**Required work**
Work through the listing below, copying each line that carries the word "blockDim".

Data for the task Block Start

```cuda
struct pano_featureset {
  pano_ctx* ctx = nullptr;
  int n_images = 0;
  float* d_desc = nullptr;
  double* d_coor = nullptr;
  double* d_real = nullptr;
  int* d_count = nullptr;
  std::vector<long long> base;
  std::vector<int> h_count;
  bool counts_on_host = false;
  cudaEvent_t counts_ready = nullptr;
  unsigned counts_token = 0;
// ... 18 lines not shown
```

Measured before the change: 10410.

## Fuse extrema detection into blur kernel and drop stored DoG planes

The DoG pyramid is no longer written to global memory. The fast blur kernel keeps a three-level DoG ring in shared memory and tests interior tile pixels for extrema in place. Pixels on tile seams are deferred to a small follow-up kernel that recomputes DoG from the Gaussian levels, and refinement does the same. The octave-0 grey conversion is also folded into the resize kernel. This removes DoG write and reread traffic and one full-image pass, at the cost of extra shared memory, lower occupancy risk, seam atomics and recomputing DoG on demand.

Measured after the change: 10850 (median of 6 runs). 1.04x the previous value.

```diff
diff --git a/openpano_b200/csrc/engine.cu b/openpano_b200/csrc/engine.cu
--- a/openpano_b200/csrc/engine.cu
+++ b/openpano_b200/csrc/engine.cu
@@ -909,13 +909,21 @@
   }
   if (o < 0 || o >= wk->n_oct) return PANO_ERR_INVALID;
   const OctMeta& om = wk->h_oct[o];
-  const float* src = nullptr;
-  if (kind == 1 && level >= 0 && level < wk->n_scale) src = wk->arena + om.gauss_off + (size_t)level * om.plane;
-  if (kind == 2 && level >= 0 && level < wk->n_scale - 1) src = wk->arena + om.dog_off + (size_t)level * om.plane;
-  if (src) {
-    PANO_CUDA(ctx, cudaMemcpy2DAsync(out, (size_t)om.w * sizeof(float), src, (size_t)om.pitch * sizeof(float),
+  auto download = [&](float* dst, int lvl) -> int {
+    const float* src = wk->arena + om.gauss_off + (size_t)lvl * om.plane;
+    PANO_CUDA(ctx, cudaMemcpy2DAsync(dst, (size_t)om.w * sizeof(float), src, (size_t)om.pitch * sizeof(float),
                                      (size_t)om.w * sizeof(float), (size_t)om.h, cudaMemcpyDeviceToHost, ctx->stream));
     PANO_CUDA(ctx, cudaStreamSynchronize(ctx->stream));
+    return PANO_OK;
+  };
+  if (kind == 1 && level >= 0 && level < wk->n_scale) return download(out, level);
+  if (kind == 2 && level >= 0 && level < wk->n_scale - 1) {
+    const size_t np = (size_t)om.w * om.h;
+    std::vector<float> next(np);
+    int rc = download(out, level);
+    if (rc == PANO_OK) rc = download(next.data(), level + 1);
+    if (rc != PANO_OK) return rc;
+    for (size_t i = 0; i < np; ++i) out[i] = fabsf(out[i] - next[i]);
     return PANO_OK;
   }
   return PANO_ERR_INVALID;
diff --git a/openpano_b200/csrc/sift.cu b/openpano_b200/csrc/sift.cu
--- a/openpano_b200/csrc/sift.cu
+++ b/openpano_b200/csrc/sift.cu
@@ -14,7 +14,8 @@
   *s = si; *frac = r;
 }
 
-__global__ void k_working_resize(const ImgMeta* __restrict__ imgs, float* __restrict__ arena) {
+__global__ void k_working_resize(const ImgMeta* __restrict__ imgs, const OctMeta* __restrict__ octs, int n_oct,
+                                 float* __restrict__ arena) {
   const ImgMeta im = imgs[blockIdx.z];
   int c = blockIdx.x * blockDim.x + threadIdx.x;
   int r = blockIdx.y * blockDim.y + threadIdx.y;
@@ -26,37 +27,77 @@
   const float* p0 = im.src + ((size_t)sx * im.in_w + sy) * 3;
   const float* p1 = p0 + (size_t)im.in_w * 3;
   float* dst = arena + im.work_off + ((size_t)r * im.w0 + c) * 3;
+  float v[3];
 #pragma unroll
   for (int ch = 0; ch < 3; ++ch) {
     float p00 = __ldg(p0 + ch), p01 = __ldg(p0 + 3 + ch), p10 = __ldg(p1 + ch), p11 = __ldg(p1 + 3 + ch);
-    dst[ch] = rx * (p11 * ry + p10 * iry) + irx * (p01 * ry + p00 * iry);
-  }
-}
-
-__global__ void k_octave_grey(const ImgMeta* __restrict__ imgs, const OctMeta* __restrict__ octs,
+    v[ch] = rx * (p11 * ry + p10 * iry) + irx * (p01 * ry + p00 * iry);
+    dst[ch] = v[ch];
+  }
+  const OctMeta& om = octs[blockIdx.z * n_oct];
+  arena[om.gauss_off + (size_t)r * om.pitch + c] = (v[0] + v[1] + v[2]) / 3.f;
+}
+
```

Data for the task Block End
Data for the task Block Start

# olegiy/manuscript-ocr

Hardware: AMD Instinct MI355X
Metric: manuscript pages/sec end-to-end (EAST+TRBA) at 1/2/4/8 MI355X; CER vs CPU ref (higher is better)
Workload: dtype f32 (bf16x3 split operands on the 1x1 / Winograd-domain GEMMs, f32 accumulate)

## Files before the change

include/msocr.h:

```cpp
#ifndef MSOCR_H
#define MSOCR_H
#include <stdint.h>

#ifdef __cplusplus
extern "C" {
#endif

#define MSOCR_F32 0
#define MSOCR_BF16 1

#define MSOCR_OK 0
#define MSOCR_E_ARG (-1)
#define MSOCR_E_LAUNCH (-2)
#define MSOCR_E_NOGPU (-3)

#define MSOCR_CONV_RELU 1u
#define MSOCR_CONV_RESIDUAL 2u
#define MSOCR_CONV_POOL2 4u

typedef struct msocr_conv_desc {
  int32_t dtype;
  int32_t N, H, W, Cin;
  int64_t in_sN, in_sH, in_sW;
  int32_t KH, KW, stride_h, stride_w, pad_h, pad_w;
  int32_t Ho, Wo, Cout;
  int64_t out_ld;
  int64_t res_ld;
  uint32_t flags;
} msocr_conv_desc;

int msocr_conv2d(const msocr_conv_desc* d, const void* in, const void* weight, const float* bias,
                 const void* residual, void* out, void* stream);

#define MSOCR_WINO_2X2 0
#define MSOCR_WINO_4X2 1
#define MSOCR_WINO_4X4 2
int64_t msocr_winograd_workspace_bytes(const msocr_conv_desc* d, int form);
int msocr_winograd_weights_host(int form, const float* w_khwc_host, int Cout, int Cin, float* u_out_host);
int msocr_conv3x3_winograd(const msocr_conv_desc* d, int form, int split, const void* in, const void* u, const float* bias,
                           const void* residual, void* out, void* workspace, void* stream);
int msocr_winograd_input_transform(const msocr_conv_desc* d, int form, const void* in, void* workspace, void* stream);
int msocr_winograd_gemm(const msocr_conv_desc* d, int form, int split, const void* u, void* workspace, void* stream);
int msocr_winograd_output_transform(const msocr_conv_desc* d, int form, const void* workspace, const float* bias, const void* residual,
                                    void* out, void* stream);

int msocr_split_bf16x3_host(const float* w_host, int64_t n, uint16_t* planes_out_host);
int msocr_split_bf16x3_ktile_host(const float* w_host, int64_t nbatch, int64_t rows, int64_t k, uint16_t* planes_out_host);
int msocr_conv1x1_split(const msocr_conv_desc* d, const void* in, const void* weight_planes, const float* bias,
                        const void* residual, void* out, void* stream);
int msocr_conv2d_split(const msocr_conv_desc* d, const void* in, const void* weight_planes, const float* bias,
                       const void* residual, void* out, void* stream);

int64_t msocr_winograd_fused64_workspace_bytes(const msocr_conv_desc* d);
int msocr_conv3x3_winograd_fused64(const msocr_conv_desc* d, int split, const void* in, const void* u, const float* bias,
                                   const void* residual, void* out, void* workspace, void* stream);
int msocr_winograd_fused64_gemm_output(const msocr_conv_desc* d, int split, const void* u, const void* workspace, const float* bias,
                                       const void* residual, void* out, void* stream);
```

Data for the task Block End

**Written response**
   int c = blockIdx.x * blockDim.x + threadIdx.x;
   int r = blockIdx.y * blockDim.y + threadIdx.y;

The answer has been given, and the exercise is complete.